À une époque où la marine à vapeur a remplacé petit à petit la marine à voile : John Pathurst, jeune écrivain/dramaturge à succès, et un brin blasé par la vie, s'offre un caprice de nouveau riche en se payant une croisière sur le voilier Elseneur. Ce dernier est chargé d'affréter un chargement de charbon, depuis Baltimore jusqu'à Seattle, en passant par le très redouté Cap Horn.À la tête du navire, le mutique et énigmatique capitaine Nathaniel West, et secondé par la brute Mr Pike s'est donné pour mission de mater un équipage constitué de parias, assassins et repris de justice.Une fois le Cap Horn passé, une mutinerie éclate, créant une division entre l'avant et l'arrière du navire. Pathurst, jusque-là témoin passif de la folie et de la violence de l'équipage, va se muer en homme d'action pour protéger celle qu'il aime : Margaret, la fille du capitaine.

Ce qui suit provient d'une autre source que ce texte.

+        const uint32_t fl = ftn_det::f2u(g0.w);
+        if ((fl & GF_KIND_SPHERE) || !(fl & GF_LEAF_END)) return false;
+        const float lo[3] = {std::min(std::min(g0.x, g1.x), g2.x), std::min(std::min(g0.y, g1.y), g2.y), std::min(std::min(g0.z, g1.z), g2.z)};
+        const float hi[3] = {std::max(std::max(g0.x, g1.x), g2.x), std::max(std::max(g0.y, g1.y), g2.y), std::max(std::max(g0.z, g1.z), g2.z)};
+        for (int a = 0; a < 3; a++) if (ftn_det::f2u(lo[a]) != ftn_det::f2u(S[2 * a]) || ftn_det::f2u(hi[a]) != ftn_det::f2u(S[2 * a + 1])) return false;
+        return true;
+    };
+    std::vector<uint8_t> xmask(n, 0);
+    parallel_for(n, [&](size_t q0, size_t q1) {
+        for (size_t q = q0; q < q1; q++) {
+            uint8_t m = 0;
+            for (int s = 0; s < 4; s++) { const float* S = slot(q, s); if ((meta(S) >> 24) == 1u && !leaf_is_implicit(S)) m |= (uint8_t)(1u << s); }
+            xmask[q] = m;
+        }
+    });
+    std::vector<uint32_t> xbase(n, 0);
+    { uint32_t run = 0; for (size_t q = 0; q < n; q++) { xbase[q] = run; run += (uint32_t)__builtin_popcount(xmask[q]); } out->xbox.assign(2 * (size_t)run, make_float4(0.0f, 0.0f, 0.0f, 0.0f)); }
+    if (out->xbox.size() / 2 >= (1u << 30)) return;
+    out->rec.assign((size_t)16 * n, 0u);
+    std::atomic<bool> bad{false};
+    parallel_for(n, [&](size_t q0, size_t q1) {
+    for (size_t q = q0; q < q1; q++) {
+        uint32_t* W = &out->rec[(size_t)16 * q];
+        bool used[4];
+        for (int s = 0; s < 4; s++) used[s] = !((meta(slot(q, s)) >> 25) & 1u);
+        for (int a = 0; a < 3; a++) {
+            float org = FTN_INF, top = -FTN_INF;
+            for (int s = 0; s < 4; s++) if (used[s]) { org = std::min(org, slot(q, s)[2 * a]); top = std::max(top, slot(q, s)[2 * a + 1]); }
+            if (!(std::fabs(org) < FTN_INF && std::fabs(top) < FTN_INF)) { bad = true; break; }
+            const double ext = (double)top - (double)org;
+            int e = ext > 0.0 ? (int)ceil(log2(ext / 255.0)) : -126;
+            if (e < -126) e = -126;
+            for (;; e++) {
+                const double st = ldexp(1.0, e);
+                if (ceil(((double)top - (double)org) / st) <= 254.0 || e >= 126) break;
+            }
+            const double stp = ldexp(1.0, e), o = (double)org;
+            memcpy(&W[a], &org, 4);
+            W[3] |= (uint32_t)(e + 127) << (8 * a);
+            for (int s = 0; s < 4; s++) {
+                uint32_t ql = 255u, qh = 0u;
+                if (used[s]) {
+                    const double lo = slot(q, s)[2 * a], hi = slot(q, s)[2 * a + 1];
+                    double l = floor((lo - o) / stp), h = ceil((hi - o) / stp);
+                    while (l > 0.0 && o + l * stp > lo) l -= 1.0;
+                    while (o + h * stp < hi) h += 1.0;
+                    if (l < 0.0 || h > 255.0 || o + l * stp > lo || o + h * stp < hi) { bad = true; break; }
+                    ql = (uint32_t)l; qh = (uint32_t)h;
+                }
+                W[4 + 2 * a] |= ql << (8 * s); W[5 + 2 * a] |= qh << (8 * s);
+            }
+        }
+        uint32_t xi = xbase[q];
+        for (int s = 0; s < 4; s++) {
+            const float* S = slot(q, s);
+            const uint32_t link = ftn_det::f2u(S[6]), m = meta(S);
+            uint32_t l = 0xffffffffu;
+            if (!used[s]) l = 0xffffffffu;
+            else if (!((m >> 24) & 1u)) l = link >> 1;
+            else if (link & 0x40000000u) bad = true;
+            else if (!((xmask[q] >> s) & 1u)) l = link;
+            else {
+                l = 0xc0000000u | xi;
+                out->xbox[2 * (size_t)xi] = make_float4(S[0], S[2], S[4], ftn_det::u2f(link & 0x7fffffffu));
+                out->xbox[2 * (size_t)xi + 1] = make_float4(S[1], S[3], S[5], 0.0f);
+                xi++;
+            }
+            W[10 + s] = l;
+        }
+        W[14] = meta(slot(q, 0)) & 0x00ffffffu;
+    }
+    });
+    if (bad) { out->rec.clear(); out->xbox.clear(); return; }
+    out->n_records = (uint32_t)n; out->stack_bound = qb.stack_bound; out->ok = true;
 }
 
 static int bvh_default_threads() {
@@ -701,7 +788,7 @@
     int device = 0;
     HostScene host;
     DScene d; uint32_t stack_entries = 1;
-    DevBuf<float4> nodes, geom, fat, srec, quad, oct_xbox; DevBuf<uint4> prim_info, oct; DevBuf<float> N, UV, T; DevBuf<DSphere> spheres; DevBuf<ftn_material> materials; DevBuf<DLight> lights;
+    DevBuf<float4> nodes, geom, fat, srec, quad, oct_xbox, quad64_xbox; DevBuf<uint4> prim_info, oct, quad64; DevBuf<float> N, UV, T; DevBuf<DSphere> spheres; DevBuf<ftn_material> materials; DevBuf<DLight> lights;
     DevBuf<uint32_t> inf_lights; DevBuf<unsigned char> prim_class; std::vector<DevBuf<float>> misc; std::vector<DevBuf<float4>> misc4;
     DevBuf<ftn_texture> textures; DevBuf<ftn_material_textures> mtex; DevBuf<DImage> images; DevBuf<float4> texels;
     DevBuf<float4> accA, accB, accC; DevBuf<DTile> tiles; DevBuf<DevStats> stats; size_t acc_pixels = 0;
@@ -709,7 +796,7 @@
     WavefrontState* wf = nullptr;
     std::vector<DTile> sel; int32_t tile_key[10] = {0};
     ~ftn_scene() {
-        nodes.release(); geom.release(); fat.release(); srec.release(); quad.release(); oct.release(); oct_xbox.release(); prim_info.release(); N.release(); UV.release(); T.release(); spheres.release(); materials.release(); lights.release(); inf_lights.release(); prim_class.release();
+        nodes.release(); geom.release(); fat.release(); srec.release(); quad.release(); quad64.release(); quad64_xbox.release(); oct.release(); oct_xbox.release(); prim_info.release(); N.release(); UV.release(); T.release(); spheres.release(); materials.release(); lights.release(); inf_lights.release(); prim_class.release();
         for (auto& b : misc) b.release();
         for (auto& b : misc4) b.release();
         textures.release(); mtex.release(); images.release(); texels.release();
@@ -791,14 +878,26 @@
     clk.mark("upload nodes");
     if (n_fat && n_fat < (1u << 25)) { if ((rc = sc->fat.upload(fat.data(), fat.size()))) return rc; }
     uint32_t n_quads = 0, quad_bound = 0;
+    QuadBvh qb;
     if (!env_is("FTN_QUAD", 0)) {
-        QuadBvh qb; build_quads(hs.nodes, &qb);
+        build_quads(hs.nodes, &qb);
         if (qb.ok && qb.n_records) {
             if ((rc = sc->quad.upload(reinterpret_cast<const float4*>(qb.rec.data()), (size_t)8 * qb.n_records))) return rc;
             n_quads = qb.n_records; quad_bound = qb.stack_bound;
         }
     }
     clk.mark("four-box records (host + upload)");
+    uint32_t n_quad64 = 0, quad64_bound = 0;
+    if (!env_is("FTN_QUAD64", 0) && n_quads != 0 && d->n_spheres == 0) {
+        Quad64Bvh q6; build_quad64s(qb, geom, &q6);
+        if (q6.ok && q6.n_records) {
+            if ((rc = sc->quad64.upload(reinterpret_cast<const uint4*>(q6.rec.data()), (size_t)4 * q6.n_records))) return rc;
+            if (!q6.xbox.empty() && (rc = sc->quad64_xbox.upload(q6.xbox.data(), q6.xbox.size()))) return rc;
+            n_quad64 = q6.n_records; quad64_bound = q6.stack_bound;
+        }
+    }
+    qb = QuadBvh();
+    clk.mark("64-byte four-box records (host + upload)");
     uint32_t n_octs = 0, oct_bound = 0;
     if (!env_is("FTN_OCT", 0) && n_quads != 0 && d->n_spheres == 0) {
         OctBvh ob; build_octs(hs.nodes, geom, &ob);
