# LordLiang/DrawingSpinUp

Hardware: AMD Instinct MI355X
Metric: drawings/sec end-to-end (512x512, 6 views, 24 frames) (higher is better)
Workload: dtype f16 (diffusion) / f16 table + f32 MLP (NSR) / f32 (stage-1 deformable convolutions, IS-Net, contour) / f32 with bf16 x 3 products (stage-2 convolutions; the reference: cuDNN TF32)

## Files before the change

### drawingspinup_amd/csrc/nsr_driver.hip

```cpp
#include "common.h"
#include "adamw_dev.h"

#include <math.h>
#include <string.h>

#include <mutex>
#include <vector>

namespace {

constexpr int N_GEO = 64 * 23 + 64 + 13 * 64 + 13;
constexpr int N_TEX = 64 * 16 + 64 + 64 * 64 + 64 + 3 * 64 + 3;
constexpr int N_SMALL = (64 * 23 + 64 + 64) + (13 * 64 + 13 + 13) + N_TEX + 1;

__device__ __forceinline__ uint4 philox(uint4 c, uint2 k) {
#pragma unroll
  for (int i = 0; i < 10; ++i) {
    const uint32_t hi0 = __umulhi(0xD2511F53u, c.x), lo0 = 0xD2511F53u * c.x;
    const uint32_t hi1 = __umulhi(0xCD9E8D57u, c.z), lo1 = 0xCD9E8D57u * c.z;
    c = make_uint4(hi1 ^ c.y ^ k.x, lo1, hi0 ^ c.w ^ k.y, lo0);
    k.x += 0x9E3779B9u;
    k.y += 0xBB67AE85u;
  }
  return c;
// ... 681 lines not shown
    tex_red.base = L.g_tex;
    have_tex_red = true;
  } else {
    DSU_HIP(hipMemsetAsync(L.d_feat_all, 0, (size_t)(2 * n_r) * 13 * sizeof(float), s));
  }
  DSU_TRY(dsu_sample_losses(L.a_sdf, L.a_grad, n_s, n_r, c.lambda_eikonal, c.lambda_sparsity,
                            c.sparsity_scale, c.lambda_smooth, 1 | 2, L.d_sdf_all, L.d_grad_all,
                            terms + 4, s));
  float* gg = L.g_geo;
  DSU_TRY(mark(d, 1, s));
  DSU_TRY(dsu_sdf_fd_bwd_sorted_fold(&c.grid, a->table_img, &mlp, pts, perm, n_all, c.radius, a->eps,
                                     a->active_levels, L.d_sdf_all, L.d_grad_all, L.d_feat_all, nullptr,
                                     a->table_grad, gg, gg + 64 * 23, gg + 64 * 23 + 64,
                                     gg + 64 * 23 + 64 + 13 * 64, L.sdf_ws, L.sdf_ws_bytes,
                                     L.enc_cache, d->gate, have_tex_red ? &tex_red : nullptr, s));
  DSU_TRY(mark(d, 1, s));
  if (d->timing) { d->work[1] += alg_bytes; d->flops[1] += bwd_flops; }
  DSU_TRY(launch_small_update(d, a, 1, s));
  d->last_step = a->step;
  guard.ok = true;
  return DSU_OK;
}

int dsu_nsr_driver_occ_refresh(dsu_nsr_driver* d, const dsu_occgrid_refresh_args* args,
                               void* main_stream) {
  if (!d || !args) return DSU_EINVAL;
  if (!d->initialised) return DSU_EUNSUP;
  const dsu_nsr_driver_cfg& c = d->cfg;
  DSU_HIP(hipStreamSynchronize(d->side));
  for (int k = 0; k < 3; ++k) d->pf_valid[k] = false;
  dsu_occgrid_refresh_args a = *args;
  const dsu_sdf_mlp mlp{d->L.w0_eff, c.b0, d->L.w1_eff, c.b1};
  a.grid = &c.grid;
  a.mlp = &mlp;
  a.inv_s = d->L.inv_s;
  a.aabb = d->aabb;
  a.seed = c.seed;
  a.radius = c.radius;
  a.render_step_size = c.render_step_size;
  return dsu_occgrid_refresh(&a, main_stream);
}

int dsu_nsr_driver_timing(dsu_nsr_driver* d, int32_t enable) {
  if (!d) return DSU_EINVAL;
  for (int f = 0; f < 2; ++f) {
    for (hipEvent_t e : d->ev[f]) (void)hipEventDestroy(e);
// ... 35 lines not shown
```

### drawingspinup_amd/nsr/encoding.py

```python
import torch
import torch.nn as nn

from .. import ops


class _EncodeFn(torch.autograd.Function):
    @staticmethod
    def forward(ctx, x, params, enc, active):
        ctx.save_for_backward(x)
        ctx.enc, ctx.active = enc, active
        return ops.hashgrid_encode_fwd(enc.cfg, enc.table_f16(), x, active)

    @staticmethod
    def backward(ctx, dout):
        (x,) = ctx.saved_tensors
        g = ops.hashgrid_encode_bwd(ctx.enc.cfg, x, dout.float(), ctx.active)
        return None, g, None, None


_INIT_CACHE = {}


class Encoding(nn.Module):
    def __init__(self, n_input_dims, encoding_config, seed=1337, dtype=None):
# ... 53 lines not shown
    def forward(self, x):
        return _EncodeFn.apply(x.float().contiguous(), self.params, self, self.active_levels)


class ProgressiveBandHashGrid(nn.Module):

    def __init__(self, in_channels, config):
        super().__init__()
        self.n_input_dims = in_channels
        encoding_config = dict(config)
        encoding_config["otype"] = "HashGrid"
        self.encoding = Encoding(in_channels, encoding_config)
        self.n_output_dims = self.encoding.n_output_dims
        self.n_level = config["n_levels"]
        self.n_features_per_level = config["n_features_per_level"]
        self.start_level, self.start_step, self.update_steps = \
            config["start_level"], config["start_step"], config["update_steps"]
        self.current_level = self.start_level
        self.encoding.active_levels = self.current_level

    def forward(self, x):
        return self.encoding(x).float()

    def update_step(self, epoch, global_step):
        self.current_level = min(
            self.start_level + max(global_step - self.start_step, 0) // self.update_steps,
            self.n_level)
        self.encoding.active_levels = self.current_level
```

### drawingspinup_amd/nsr/model.py

```python
import math

import torch
import torch.nn as nn
import torch.nn.functional as F

from .. import ops
from .encoding import ProgressiveBandHashGrid
from .render import (ContractionType, OccupancyGrid, accumulate_along_rays, ray_marching,
                     render_weight_from_alpha)


class Cfg(dict):
    __getattr__ = dict.get

    def __init__(self, d=None, **kw):
        super().__init__()
        for k, v in {**(d or {}), **kw}.items():
            self[k] = Cfg(v) if isinstance(v, dict) else v


DEFAULT_MODEL_CONFIG = Cfg({
    "name": "neus", "radius": 1.0, "num_samples_per_ray": 1024, "train_num_rays": 256,
    "max_train_num_rays": 8192, "grid_prune": True, "grid_prune_occ_thre": 0.001,
    "dynamic_ray_sampling": True, "batch_image_sampling": True, "randomized": True,
# ... 251 lines not shown
                                  self.active_levels, need)
        else:
            with torch.no_grad():
                o = ops.sdf_fd_fwd(enc.cfg, enc.table_f16(),
                                   [t.detach().contiguous() for t in (w0, b0, w1, b1)], pts,
                                   self.radius, eps, self.active_levels, *need)
            outs = [t for t in o if t is not None]
        it = iter(outs)
        rv = [next(it).view(shp), next(it).view(*shp, 3)]
        if with_feature:
            rv.append(next(it).view(*shp, 13))
        if with_laplace:
            rv.append(next(it).view(shp))
        return rv

    @torch.no_grad()
    def forward_level(self, points):
        enc = self.hashgrid
        w = [t.detach().contiguous() for t in self._mlp()]
        pts = points.reshape(-1, 3).float().contiguous()
        return ops.sdf_fwd(enc.cfg, enc.table_f16(), w, pts, self.radius, self.active_levels,
                           1).view(points.shape[:-1])

    def update_step(self, epoch, global_step):
        self.encoding.update_step(epoch, global_step)
        if isinstance(self.finite_difference_eps, float):
            self._finite_difference_eps = self.finite_difference_eps
        elif self.finite_difference_eps == "progressive":
            hg = self.config.xyz_encoding_config
            current_level = min(hg.start_level + max(global_step - hg.start_step, 0)
                                // hg.update_steps, hg.n_levels)
            grid_res = hg.base_resolution * hg.per_level_scale ** (current_level - 1)
            self._finite_difference_eps = 2 * self.config.radius / grid_res
        else:
            raise ValueError(f"Unknown finite_difference_eps={self.finite_difference_eps}")

    def regularizations(self, out):
        return {}


class VolumeRadiance(nn.Module):

    def __init__(self, config):
        super().__init__()
        self.config = config
        self.n_output_dims = 3
        self.n_input_dims = config.input_feature_dim
        self.network = VanillaMLP(self.n_input_dims, 3, dict(config.mlp_network_config))

    def forward(self, features, dirs, *args):
        inp = torch.cat([features.view(-1, features.shape[-1])]
                        + [a.view(-1, a.shape[-1]) for a in args], -1)
        color = self.network(inp).view(*features.shape[:-1], 3).float()
        if "color_activation" in self.config:
            assert self.config.color_activation == "sigmoid"
            color = torch.sigmoid(color)
        return color

# ... 52 lines not shown
        r = config.radius
        self.register_buffer("scene_aabb", torch.as_tensor([-r, -r, -r, r, r, r],
                                                           dtype=torch.float32))
        self._aabb_host = [-r, -r, -r, r, r, r]
        if config.grid_prune:
            self.occupancy_grid = OccupancyGrid(roi_aabb=self._aabb_host, resolution=128,
                                                contraction_type=ContractionType.AABB)
        self.randomized = config.randomized
        self.render_step_size = 1.732 * 2 * config.radius / config.num_samples_per_ray
        self.cos_anneal_ratio = 1.0
        self.fused_shading = True

    def occ_eval_fn(self, x):
        sdf = self.geometry(x, with_grad=False, with_feature=False)
        inv_s = self.variance(torch.zeros([1, 3]))[:, :1].clip(1e-6, 1e6)
        inv_s = inv_s.expand(sdf.shape[0], 1)
        next_sdf = sdf[..., None] - self.render_step_size * 0.5
        prev_sdf = sdf[..., None] + self.render_step_size * 0.5
        prev_cdf = torch.sigmoid(prev_sdf * inv_s)
        next_cdf = torch.sigmoid(next_sdf * inv_s)
        p, c = prev_cdf - next_cdf, prev_cdf
        return ((p + 1e-5) / (c + 1e-5)).view(-1, 1).clip(0.0, 1.0)

    def update_step(self, epoch, global_step):
        self.geometry.update_step(epoch, global_step)
        cos_anneal_end = self.config.get("cos_anneal_end", 0)
        self.cos_anneal_ratio = 1.0 if cos_anneal_end == 0 else min(1.0, global_step / cos_anneal_end)
        if self.training and self.config.grid_prune:
            self.occupancy_grid.every_n_step(step=global_step, occ_eval_fn=self.occ_eval_fn,
                                             occ_thre=self.config.get("grid_prune_occ_thre", 0.01))

    def get_alpha(self, sdf, normal, dirs, dists):
        inv_s = self.variance(torch.zeros([1, 3]))[:, :1].clip(1e-6, 1e6)
        inv_s = inv_s.expand(sdf.shape[0], 1)
        true_cos = (dirs * normal).sum(-1, keepdim=True)
        iter_cos = -(F.relu(-true_cos * 0.5 + 0.5) * (1.0 - self.cos_anneal_ratio)
                     + F.relu(-true_cos) * self.cos_anneal_ratio)
        next_sdf = sdf[..., None] + iter_cos * dists.reshape(-1, 1) * 0.5
        prev_sdf = sdf[..., None] - iter_cos * dists.reshape(-1, 1) * 0.5
        prev_cdf = torch.sigmoid(prev_sdf * inv_s)
        next_cdf = torch.sigmoid(next_sdf * inv_s)
        p, c = prev_cdf - next_cdf, prev_cdf
        return ((p + 1e-5) / (c + 1e-5)).view(-1).clip(0.0, 1.0)

    def forward_(self, rays, jitter=None, pts_random=None, perturb=None):
        n_rays = rays.shape[0]
        rays_o, rays_d = rays[:, 0:3].contiguous(), rays[:, 3:6].contiguous()
        with torch.no_grad():
            ray_indices, t_starts, t_ends = ray_marching(
                rays_o, rays_d, scene_aabb=self._aabb_host,
# ... 117 lines not shown
```

### drawingspinup_amd/nsr/render.py

```python
import enum

import torch
import torch.nn as nn

from .. import ops


class ContractionType(enum.Enum):
    AABB = 0
    UN_BOUNDED_TANH = 1
    UN_BOUNDED_SPHERE = 2


class OccupancyGrid(nn.Module):
    NUM_DIM = 3

    def __init__(self, roi_aabb, resolution=128, contraction_type=ContractionType.AABB):
        super().__init__()
        assert contraction_type == ContractionType.AABB, "only AABB grids are on the hot path"
        if isinstance(resolution, int):
            resolution = [resolution] * 3
        assert resolution[0] == resolution[1] == resolution[2]
        self.res = int(resolution[0])
        self.num_cells = self.res ** 3
        self.contraction_type = contraction_type
        self.register_buffer("_roi_aabb", torch.as_tensor(roi_aabb, dtype=torch.float32))
        self.register_buffer("resolution", torch.tensor(resolution, dtype=torch.int32))
        self.register_buffer("occs", torch.zeros(self.num_cells))
# ... 11 lines not shown
        return self._binary

    def binary_u8(self):
        if self._binary_u8 is None or self._binary_u8.device != self.occs.device:
            self._binary_u8 = self._binary.reshape(-1).to(torch.uint8).contiguous()
        return self._binary_u8

    @torch.no_grad()
    def _cell_points(self, indices, rand=None):
        res = self.res
        if indices is None:
            indices = torch.arange(self.num_cells, device=self.occs.device)
        ix = torch.div(indices, res * res, rounding_mode="floor")
        iy = torch.div(indices, res, rounding_mode="floor") % res
        iz = indices % res
        coords = torch.stack([ix, iy, iz], -1).float()
        if rand is None:
            rand = torch.rand_like(coords)
        x = (coords + rand) / res
        lo, hi = self._roi_aabb[:3], self._roi_aabb[3:]
        return x * (hi - lo) + lo

    @torch.no_grad()
    def _update(self, step, occ_eval_fn, occ_thre=0.01, ema_decay=0.95, warmup_steps=256,
                rand=None, indices=None):
        if (self.native_refresh is not None and rand is None and indices is None
                and self.native_refresh(self, step, step < warmup_steps, occ_thre, ema_decay)):
            return
        if indices is None and step >= warmup_steps:
            n = self.num_cells // 4
            uniform = torch.randint(self.num_cells, (n,), device=self.occs.device)
            occupied = torch.nonzero(self._binary.flatten())[:, 0]
            if n < len(occupied):
                sel = torch.randint(len(occupied), (n,), device=self.occs.device)
                occupied = occupied[sel]
            indices = torch.cat([uniform, occupied], 0)
        x = self._cell_points(indices, rand)
        occ = occ_eval_fn(x).reshape(-1)
        ops.occgrid_ema(self.occs, indices, occ, ema_decay)
        thre = torch.clamp(self.occs.mean(), max=occ_thre)
        self._binary_u8 = ops.occgrid_binarize(self.occs, float(thre))
        self._binary = self._binary_u8.view(self.res, self.res, self.res).bool()

    @torch.no_grad()
    def every_n_step(self, step, occ_eval_fn, occ_thre=1e-2, ema_decay=0.95, warmup_steps=256,
                     n=16):
        if not self.training:
            raise RuntimeError("OccupancyGrid.every_n_step() is a training-only call")
        if step % n == 0:
            self._update(step, occ_eval_fn, occ_thre, ema_decay, warmup_steps)
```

Le quatrième de couverture des éditions Libretto souligne que ce livre a été écrit « au sortir d'une grave dépression éthylique ». Si l'alcoolisme de London n'est pas une donnée inédite. Elle permet néanmoins d'éclairer sur les circonstances ayant permis d'accoucher d'un roman comptant parmi les plus sombres de son auteur. Les mauvais traitements, les sévices et la mort y sont omniprésents. Les effets désinhibants de l'alcool sont bien connus, mais couplés à la plume de l'écrivain cela donne un livre totalement décomplexé, où la pensée suprémaciste de London éclate au grand jour.
Jusqu'à présent, je l'avais relevé par petites touches dans son oeuvre. Cela pouvait être perçu comme des préjugés inhérents à l'époque où les récits ont été écrits.
Il est déjà difficile de faire admettre au grand public que
Jack London n'est pas un écrivain de littérature jeunesse ; il sera encore plus difficile d'expliquer les ambiguïtés d'un écrivain qui a oscillé toute sa vie entre ses engagements socialistes, pour la cause animale… et le « darwinisme social » - doctrine du philosophe anglais
Herbert Spencer et dont les écrits de London ont été grandement sous l'influence - qui consiste à appliquer aux rapports sociaux la théorie de sélection et de classification des espèces de Darwin. Pour la faire courte : il est normal que certains peuples en dominent et exploitent d'autres.
Dans «
Les Mutinés de l'Elseneur » cela se manifeste par une emphase mise sur les traits caractéristiques des divers occupants du navire. Ainsi les membres d'équipage sont tous « bruns », « basanés », « difformes » portants en eux tout l'atavisme de leur « race » (cela est dit explicitement dans le texte). Là où les passagers et le personnel de commandement sont loués pour la finesse de leurs traits, leurs yeux bleus et leurs cheveux blonds. Et destinés par l'ancestralité de leur sang à commander aux inférieurs.
Un livre problématique donc, plombé par son parti pris idéologique, et qui aurait pu être un grand roman d'aventures. London, malgré tout, excelle toujours dans la tension qu'il instaure de manière crescendo, et l'on se surprend à des fulgurances lors de certaines réflexions philosophiques et métaphysiques. Mais c'est trop peu face au discours idéologique qu'il nous martèle au fil des pages.
Pour ceux qui auraient peur de ressortir d'une lecture avec « La nausée et les mains sales », comme le veut le crédo de notre époque. Je leur conseille plutôt de lire «
Le loup des mers », un vrai récit d'aventures avec des réflexions philosophiques et métaphysiques intéressantes, et ne donnant pas à chaque page l'envie de voir mourir son personnage principal.
Quant à
Jack London, ne soyez pas trop dur avec lui, le XXème siècle s'est suffisamment chargé de lui donner tort.